Sunk Without a Sound got a nice publicity boost when NPR Correspondent Howard Berkes and Producer Cindy Carpien joined Dimock on the Colorado River this summer to hear the tale and seek some answers to the mystery. Their two-part Morning Edition report played on Aug. 23 and 24, pushing the book to #23 at Amazon and lighting up sales at his own Fretwater Press website. A Discovery Channel piece is scheduled to run on Sept 12.
The NPR spot has brought on another interesting development in Dimock's promotion plans. It turns out that another book on the Hydes was recently published: Grand Ambition, by Lisa Michaels has just been released by W.W. Norton. Michaels' book is a fictional account of the Hyde's journey, a love story that delves more into personalities than intrigue. When Dimock learned about the book, he contacted Norton's publicity department with the idea of co-promoting the two books.
"They were understandably cool to the idea," recalls Dimock. 'Why,' they asked, 'would we want to devote our limited promotional funds to someone else's product?' What they did not expect was that a small unknown would have a good enough product, the full-time energy to promote it, and the luck to land some high-profile publicity that even the big publishers are envious of."
Suddenly, the co-promotion concept looks far more realistic. Dimock's publicity is helping Norton sell their product (Grand Ambition is mentioned in the NPR website piece, and both books spiked at Amazon after the NPR piece), and from what may have originally appeared to be a one-sided proposal, a win-win proposition has emerged. Norton finally approved a fax campaign to booksellers about the Glen and Bessie craze mentioning both books, with a synopsis of the mystery and quotes from reviews. The one-two punch of both books also spawned an article in the Los Angeles Times this summer.
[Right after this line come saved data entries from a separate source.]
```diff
@@ -1455,7 +1540,7 @@
         return TRUNET_EINVAL;
     const int nframes = 1 + L / hop;
     const int left = (n - win_length) / 2;
-#define FG_(NI_) hipLaunchKernelGGL(stft_loss_fwdgrad_kernel<NI_>, dim3(nframes, B), dim3(256), (2 * n + n / 2) * sizeof(cpx), ST, x, y, \
+#define FG_(NI_) STFT_LAUNCH_(stft_loss_fwdgrad_kernel<NI_>, NI_, x, y, \
                                    win, (const cpx*)tw, partials, fr_sc, fr_mag, L, n, logn, hop, nframes, win_length, left)
     if (n == 512) FG_(2); else if (n == 1024) FG_(4); else if (n == 2048) FG_(8); else FG_(0);
 #undef FG_
@@ -1505,8 +1590,8 @@
         return TRUNET_EINVAL;
     const int nframes = 1 + L / hop;
     const int left = (n - win_length) / 2;
-#define BWD_(NI_) hipLaunchKernelGGL((stft_bwd_kernel<true, NI_>), dim3(nframes, B), dim3(256), (2 * n + n / 2) * sizeof(cpx), ST, x, x, \
-                                    win, (const cpx*)tw, (const float*)nullptr, gmag, L, n, logn, hop, frames, win_length, left)
+#define BWD_(NI_) STFT_LAUNCH_((stft_bwd_kernel<true, NI_>), NI_, x, x, \
+                                    win, (const cpx*)tw, (const float*)nullptr, gmag, L, n, logn, hop, nframes, frames, win_length, left)
     if (n == 512) BWD_(2); else if (n == 1024) BWD_(4); else if (n == 2048) BWD_(8); else BWD_(0);
 #undef BWD_
     hipLaunchKernelGGL(ola_gather_kernel, dim3((L + 255) / 256, B), dim3(256), 0, ST, frames, gx, L, n, hop, nframes,
diff --git a/tinyrecurrentunet_amd/csrc/fft_common.hpp b/tinyrecurrentunet_amd/csrc/fft_common.hpp
--- a/tinyrecurrentunet_amd/csrc/fft_common.hpp
+++ b/tinyrecurrentunet_amd/csrc/fft_common.hpp
@@ -64,6 +64,181 @@
     return x;
 }
 
+template <int NI>
+struct StftPlan {
+    static constexpr int n = 256 * NI, half = n / 2, P = n / 64;
+    static constexpr int LOGH = NI == 2 ? 8 : (NI == 4 ? 9 : 10);
+    static constexpr int R0 = NI == 2 ? 8 : 16, R1 = NI == 8 ? 16 : 8;
+    static constexpr int U0 = P / R0, U1 = P / R1, U2 = P / 8;
+    static constexpr int M = n / R0, G = n / 8;
+    static constexpr int AS = 64 + 4 / U0, GS = G + 8;
+    static constexpr int FRAME = P * AS > 8 * GS ? P * AS : 8 * GS;
+    static constexpr int FPB = 4;
+    static constexpr size_t LDS_BYTES = (size_t)(half + FPB * FRAME) * sizeof(cpx);
+    static_assert(NI == 2 || NI == 4 || NI == 8, "n = 512, 1024 or 2048");
+    static_assert(R0 * R1 * 8 == n && U0 * R0 == P && U1 * R1 == P && U1 * 8 == R0 && FRAME >= n, "digit factors");
+};
+
+__device__ __forceinline__ cpx cadd(cpx a, cpx b) { return make_float2(a.x + b.x, a.y + b.y); }
+__device__ __forceinline__ cpx csub(cpx a, cpx b) { return make_float2(a.x - b.x, a.y - b.y); }
+template <bool INV>
+__device__ __forceinline__ cpx cmulc(cpx a, float wr, float wi) {
+    return cmul(a, make_float2(wr, INV ? wi : -wi));
+}
+template <bool INV>
+__device__ __forceinline__ cpx cmulj(cpx a) { return INV ? make_float2(-a.y, a.x) : make_float2(a.y, -a.x); }
+
+template <bool INV>
+__device__ __forceinline__ void dft4(cpx& a0, cpx& a1, cpx& a2, cpx& a3) {
+    const cpx t0 = cadd(a0, a2), t1 = csub(a0, a2), t2 = cadd(a1, a3), t3 = cmulj<INV>(csub(a1, a3));
+    a0 = cadd(t0, t2); a1 = cadd(t1, t3); a2 = csub(t0, t2); a3 = csub(t1, t3);
+}
+template <bool INV>
+__device__ __forceinline__ void dft8(cpx* a) {
+    constexpr float H = 0.70710678118654752f;
+    cpx s0 = cadd(a[0], a[4]), s1 = cadd(a[1], a[5]), s2 = cadd(a[2], a[6]), s3 = cadd(a[3], a[7]);
+    cpx d0 = csub(a[0], a[4]), d1 = cmulc<INV>(csub(a[1], a[5]), H, H), d2 = cmulj<INV>(csub(a[2], a[6])),
+        d3 = cmulc<INV>(csub(a[3], a[7]), -H, H);
+    dft4<INV>(s0, s1, s2, s3);
+    dft4<INV>(d0, d1, d2, d3);
+    a[0] = s0; a[1] = d0; a[2] = s1; a[3] = d1; a[4] = s2; a[5] = d2; a[6] = s3; a[7] = d3;
+}
+template <bool INV>
+__device__ __forceinline__ void dft16(cpx* a) {
+    constexpr float H = 0.70710678118654752f, C1 = 0.92387953251128674f, S1 = 0.38268343236508977f;
+    cpx s[8], d[8];
+#pragma unroll
+    for (int i = 0; i < 8; ++i) { s[i] = cadd(a[i], a[i + 8]); d[i] = csub(a[i], a[i + 8]); }
+    d[1] = cmulc<INV>(d[1], C1, S1);
+    d[2] = cmulc<INV>(d[2], H, H);
+    d[3] = cmulc<INV>(d[3], S1, C1);
+    d[4] = cmulj<INV>(d[4]);
+    d[5] = cmulc<INV>(d[5], -S1, C1);
+    d[6] = cmulc<INV>(d[6], -H, H);
+    d[7] = cmulc<INV>(d[7], -C1, S1);
+    dft8<INV>(s);
+    dft8<INV>(d);
+#pragma unroll
+    for (int i = 0; i < 8; ++i) { a[2 * i] = s[i]; a[2 * i + 1] = d[i]; }
+}
+template <int R, bool INV>
+__device__ __forceinline__ void dft_r(cpx* a) {
+    if constexpr (R == 8) dft8<INV>(a); else dft16<INV>(a);
+}
+
+template <int NI, bool INV>
+__device__ __forceinline__ cpx stft_tw(const cpx* stw, int t) {
+    typedef StftPlan<NI> S;
+    const cpx w = stw[t & (S::half - 1)];
+    const unsigned neg = (unsigned)(t & S::half) << (31 - S::LOGH);
+    return make_float2(__uint_as_float(__float_as_uint(w.x) ^ neg),
+                       __uint_as_float(__float_as_uint(w.y) ^ neg ^ (INV ? 0x80000000u : 0u)));
+}
+
+__device__ __forceinline__ void stft_wave_sync() {
+    __builtin_amdgcn_fence(__ATOMIC_ACQ_REL, "wavefront");
+    __builtin_amdgcn_wave_barrier();
+}
+
+template <int NI>
+__device__ __forceinline__ int stft_apos(int p) { return (p >> 6) * StftPlan<NI>::AS + (p & 63); }
+
+template <int NI>
+__device__ __forceinline__ void stft_fft_fwd(cpx (&v)[StftPlan<NI>::P], cpx* fb, const cpx* stw, int lane) {
+    typedef StftPlan<NI> S;
+#pragma unroll
+    for (int u = 0; u < S::U0; ++u) {
+        cpx a[S::R0];
+#pragma unroll
+        for (int m = 0; m < S::R0; ++m) a[m] = v[u + S::U0 * m];
+        dft_r<S::R0, false>(a);
+        const int j = lane + 64 * u;
+        fb[u * S::AS + lane] = a[0];
+#pragma unroll
+        for (int q = 1; q < S::R0; ++q) fb[(u + S::U0 * q) * S::AS + lane] = cmul(a[q], stft_tw<NI, false>(stw, j * q));
+    }
+    stft_wave_sync();
+    const int j1 = lane >> 3, q0l = lane & 7;
+#pragma unroll
+    for (int u = 0; u < S::U1; ++u)
+#pragma unroll
+        for (int m = 0; m < S::R1; ++m) v[u * S::R1 + m] = fb[stft_apos<NI>((q0l + 8 * u) * S::M + j1 + 8 * m)];
+    stft_wave_sync();
+#pragma unroll
+    for (int u = 0; u < S::U1; ++u) {
+        cpx* a = &v[u * S::R1];
+        dft_r<S::R1, false>(a);
+        const int o = j1 * S::GS + q0l + 8 * u;
+        fb[o] = a[0];
+#pragma unroll
+        for (int q = 1; q < S::R1; ++q) fb[o + S::R0 * q] = cmul(a[q], stft_tw<NI, false>(stw, S::R0 * j1 * q));
+    }
+    stft_wave_sync();
+#pragma unroll
+    for (int u = 0; u < S::U2; ++u)
+#pragma unroll
+        for (int m = 0; m < 8; ++m) v[u * 8 + m] = fb[m * S::GS + lane + 64 * u];
+    stft_wave_sync();
+#pragma unroll
+    for (int u = 0; u < S::U2; ++u) {
+        dft8<false>(&v[u * 8]);
+#pragma unroll
+        for (int q = 0; q < 8; ++q) fb[lane + 64 * u + S::G * q] = v[u * 8 + q];
+    }
+    stft_wave_sync();
+}
+
+template <int NI>
+__device__ __forceinline__ void stft_fft_inv(cpx (&v)[StftPlan<NI>::P], cpx* fb, const cpx* stw, int lane) {
+    typedef StftPlan<NI> S;
+    stft_wave_sync();
+#pragma unroll
+    for (int u = 0; u < S::U2; ++u)
+#pragma unroll
+        for (int q = 0; q < 8; ++q) v[u * 8 + q] = fb[lane + 64 * u + S::G * q];
+    stft_wave_sync();
+#pragma unroll
+    for (int u = 0; u < S::U2; ++u) {
+        dft8<true>(&v[u * 8]);
+#pragma unroll
+        for (int m = 0; m < 8; ++m) fb[m * S::GS + lane + 64 * u] = v[u * 8 + m];
+    }
+    stft_wave_sync();
+    const int j1 = lane >> 3, q0l = lane & 7;
+#pragma unroll
+    for (int u = 0; u < S::U1; ++u) {
+        const int o = j1 * S::GS + q0l + 8 * u;
+        v[u * S::R1] = fb[o];
+#pragma unroll
+        for (int q = 1; q < S::R1; ++q) v[u * S::R1 + q] = fb[o + S::R0 * q];
+    }
+    stft_wave_sync();
+#pragma unroll
+    for (int u = 0; u < S::U1; ++u) {
+        cpx* a = &v[u * S::R1];
+#pragma unroll
+        for (int q = 1; q < S::R1; ++q) a[q] = cmul(a[q], stft_tw<NI, true>(stw, S::R0 * j1 * q));
+        dft_r<S::R1, true>(a);
+#pragma unroll
+        for (int m = 0; m < S::R1; ++m) fb[stft_apos<NI>((q0l + 8 * u) * S::M + j1 + 8 * m)] = a[m];
+    }
+    stft_wave_sync();
+    cpx r[S::P];
+#pragma unroll
+    for (int c = 0; c < S::P; ++c) r[c] = fb[c * S::AS + lane];
+#pragma unroll
+    for (int u = 0; u < S::U0; ++u) {
+        cpx a[S::R0];
+        const int j = lane + 64 * u;
+        a[0] = r[u];
+#pragma unroll
+        for (int q = 1; q < S::R0; ++q) a[q] = cmul(r[u + S::U0 * q], stft_tw<NI, true>(stw, j * q));
+        dft_r<S::R0, true>(a);
+#pragma unroll
+        for (int m = 0; m < S::R0; ++m) v[u + S::U0 * m] = a[m];
+    }
+}
+
 __device__ __forceinline__ void split_pair(const cpx* Z, int k, int n, cpx& A, cpx& B) {
     const cpx zk = Z[k];
     const cpx zn = cconj(Z[(n - k) & (n - 1)]);
```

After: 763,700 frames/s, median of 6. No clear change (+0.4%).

When asked what it's been like to make the transition from a physical, outdoor job to the relatively sedentary workday of an independent publisher, Dimock waxes poetic. "I still do spend a majority of my time on the river--if only in my mind as a historian. It was an extremely physical job, being outdoors all the time and sleeping under the stars over half the nights of the year. I am not quite sure what snapped, but somewhere between the beginning of the first book and the production of the second, I moved almost entirely indoors, sitting behind a computer, a steering wheel, or a microfilm reader for long hours, with my main outdoor activity being the hike to the mailbox, and schlepping boxes of books to the front room for the UPS man. Oddly, this seems just fine and perfectly natural. I would hate to have it the other way--being cerebral until I am fifty and then deciding to go be extremely active long past my physical prime."